> _TASK TO COMPLETE_
Print all entries below exactly as they appear.
++++++++++
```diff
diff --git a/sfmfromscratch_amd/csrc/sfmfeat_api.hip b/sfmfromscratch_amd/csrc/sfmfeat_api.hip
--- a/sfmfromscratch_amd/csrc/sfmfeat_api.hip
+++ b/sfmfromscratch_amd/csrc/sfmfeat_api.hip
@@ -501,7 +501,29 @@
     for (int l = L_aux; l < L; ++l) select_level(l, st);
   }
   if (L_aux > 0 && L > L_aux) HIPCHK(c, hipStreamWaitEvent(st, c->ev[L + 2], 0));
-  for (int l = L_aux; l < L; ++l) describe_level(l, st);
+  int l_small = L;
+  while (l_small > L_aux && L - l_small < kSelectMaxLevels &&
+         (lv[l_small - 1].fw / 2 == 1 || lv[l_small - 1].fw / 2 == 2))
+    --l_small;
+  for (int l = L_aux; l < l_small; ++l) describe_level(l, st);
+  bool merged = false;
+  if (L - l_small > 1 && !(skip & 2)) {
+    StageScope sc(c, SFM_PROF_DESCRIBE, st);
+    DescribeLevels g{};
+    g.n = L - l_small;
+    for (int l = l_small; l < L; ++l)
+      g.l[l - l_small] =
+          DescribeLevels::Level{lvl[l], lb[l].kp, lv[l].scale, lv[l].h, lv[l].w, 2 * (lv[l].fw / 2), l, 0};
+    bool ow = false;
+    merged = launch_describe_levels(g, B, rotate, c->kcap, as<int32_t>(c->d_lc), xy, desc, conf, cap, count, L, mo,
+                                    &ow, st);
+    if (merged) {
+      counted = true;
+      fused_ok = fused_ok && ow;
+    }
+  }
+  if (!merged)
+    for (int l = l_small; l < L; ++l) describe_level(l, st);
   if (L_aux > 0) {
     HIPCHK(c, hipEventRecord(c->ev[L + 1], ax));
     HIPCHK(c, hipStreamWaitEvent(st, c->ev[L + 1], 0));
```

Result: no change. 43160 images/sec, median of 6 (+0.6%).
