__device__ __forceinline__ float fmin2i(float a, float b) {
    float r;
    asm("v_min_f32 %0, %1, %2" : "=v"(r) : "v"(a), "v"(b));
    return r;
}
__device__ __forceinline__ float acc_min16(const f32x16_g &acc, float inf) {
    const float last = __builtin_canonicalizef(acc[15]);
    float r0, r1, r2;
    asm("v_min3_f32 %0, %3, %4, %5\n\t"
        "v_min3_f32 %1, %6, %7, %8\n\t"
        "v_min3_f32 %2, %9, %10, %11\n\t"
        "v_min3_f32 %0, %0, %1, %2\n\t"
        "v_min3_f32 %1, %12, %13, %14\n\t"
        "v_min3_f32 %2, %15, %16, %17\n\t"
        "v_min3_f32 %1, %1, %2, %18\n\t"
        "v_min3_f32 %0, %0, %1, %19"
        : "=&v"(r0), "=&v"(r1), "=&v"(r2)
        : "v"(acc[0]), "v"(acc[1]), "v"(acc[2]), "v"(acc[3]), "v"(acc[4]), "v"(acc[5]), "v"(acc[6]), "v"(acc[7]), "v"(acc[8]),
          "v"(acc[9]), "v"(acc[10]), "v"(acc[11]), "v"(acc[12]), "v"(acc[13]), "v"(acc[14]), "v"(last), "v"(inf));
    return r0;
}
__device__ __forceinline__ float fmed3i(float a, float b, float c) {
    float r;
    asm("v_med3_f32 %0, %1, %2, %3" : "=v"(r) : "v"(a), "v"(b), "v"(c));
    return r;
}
++++++++++
> _EXPECTED OUTPUT_
```diff
diff --git a/sfmfromscratch_amd/csrc/sfmfeat_api.hip b/sfmfromscratch_amd/csrc/sfmfeat_api.hip
--- a/sfmfromscratch_amd/csrc/sfmfeat_api.hip
+++ b/sfmfromscratch_amd/csrc/sfmfeat_api.hip
@@ -501,7 +501,29 @@
     for (int l = L_aux; l < L; ++l) select_level(l, st);
   }
   if (L_aux > 0 && L > L_aux) HIPCHK(c, hipStreamWaitEvent(st, c->ev[L + 2], 0));
-  for (int l = L_aux; l < L; ++l) describe_level(l, st);
+  int l_small = L;
+  while (l_small > L_aux && L - l_small < kSelectMaxLevels &&
+         (lv[l_small - 1].fw / 2 == 1 || lv[l_small - 1].fw / 2 == 2))
+    --l_small;
+  for (int l = L_aux; l < l_small; ++l) describe_level(l, st);
+  bool merged = false;
+  if (L - l_small > 1 && !(skip & 2)) {
+    StageScope sc(c, SFM_PROF_DESCRIBE, st);
+    DescribeLevels g{};
+    g.n = L - l_small;
+    for (int l = l_small; l < L; ++l)
+      g.l[l - l_small] =
+          DescribeLevels::Level{lvl[l], lb[l].kp, lv[l].scale, lv[l].h, lv[l].w, 2 * (lv[l].fw / 2), l, 0};
+    bool ow = false;
+    merged = launch_describe_levels(g, B, rotate, c->kcap, as<int32_t>(c->d_lc), xy, desc, conf, cap, count, L, mo,
+                                    &ow, st);
+    if (merged) {
+      counted = true;
+      fused_ok = fused_ok && ow;
+    }
+  }
+  if (!merged)
+    for (int l = l_small; l < L; ++l) describe_level(l, st);
   if (L_aux > 0) {
     HIPCHK(c, hipEventRecord(c->ev[L + 1], ax));
     HIPCHK(c, hipStreamWaitEvent(st, c->ev[L + 1], 0));
```

Result: no change. 43160 images/sec, median of 6 (+0.6%).
__device__ __forceinline__ float fmin2i(float a, float b) {
    float r;
    asm("v_min_f32 %0, %1, %2" : "=v"(r) : "v"(a), "v"(b));
    return r;
}
__device__ __forceinline__ float acc_min16(const f32x16_g &acc, float inf) {
    const float last = __builtin_canonicalizef(acc[15]);
    float r0, r1, r2;
    asm("v_min3_f32 %0, %3, %4, %5\n\t"
        "v_min3_f32 %1, %6, %7, %8\n\t"
        "v_min3_f32 %2, %9, %10, %11\n\t"
        "v_min3_f32 %0, %0, %1, %2\n\t"
        "v_min3_f32 %1, %12, %13, %14\n\t"
        "v_min3_f32 %2, %15, %16, %17\n\t"
        "v_min3_f32 %1, %1, %2, %18\n\t"
        "v_min3_f32 %0, %0, %1, %19"
        : "=&v"(r0), "=&v"(r1), "=&v"(r2)
        : "v"(acc[0]), "v"(acc[1]), "v"(acc[2]), "v"(acc[3]), "v"(acc[4]), "v"(acc[5]), "v"(acc[6]), "v"(acc[7]), "v"(acc[8]),
          "v"(acc[9]), "v"(acc[10]), "v"(acc[11]), "v"(acc[12]), "v"(acc[13]), "v"(acc[14]), "v"(last), "v"(inf));
    return r0;
}
__device__ __forceinline__ float fmed3i(float a, float b, float c) {
    float r;
    asm("v_med3_f32 %0, %1, %2, %3" : "=v"(r) : "v"(a), "v"(b), "v"(c));
    return r;
}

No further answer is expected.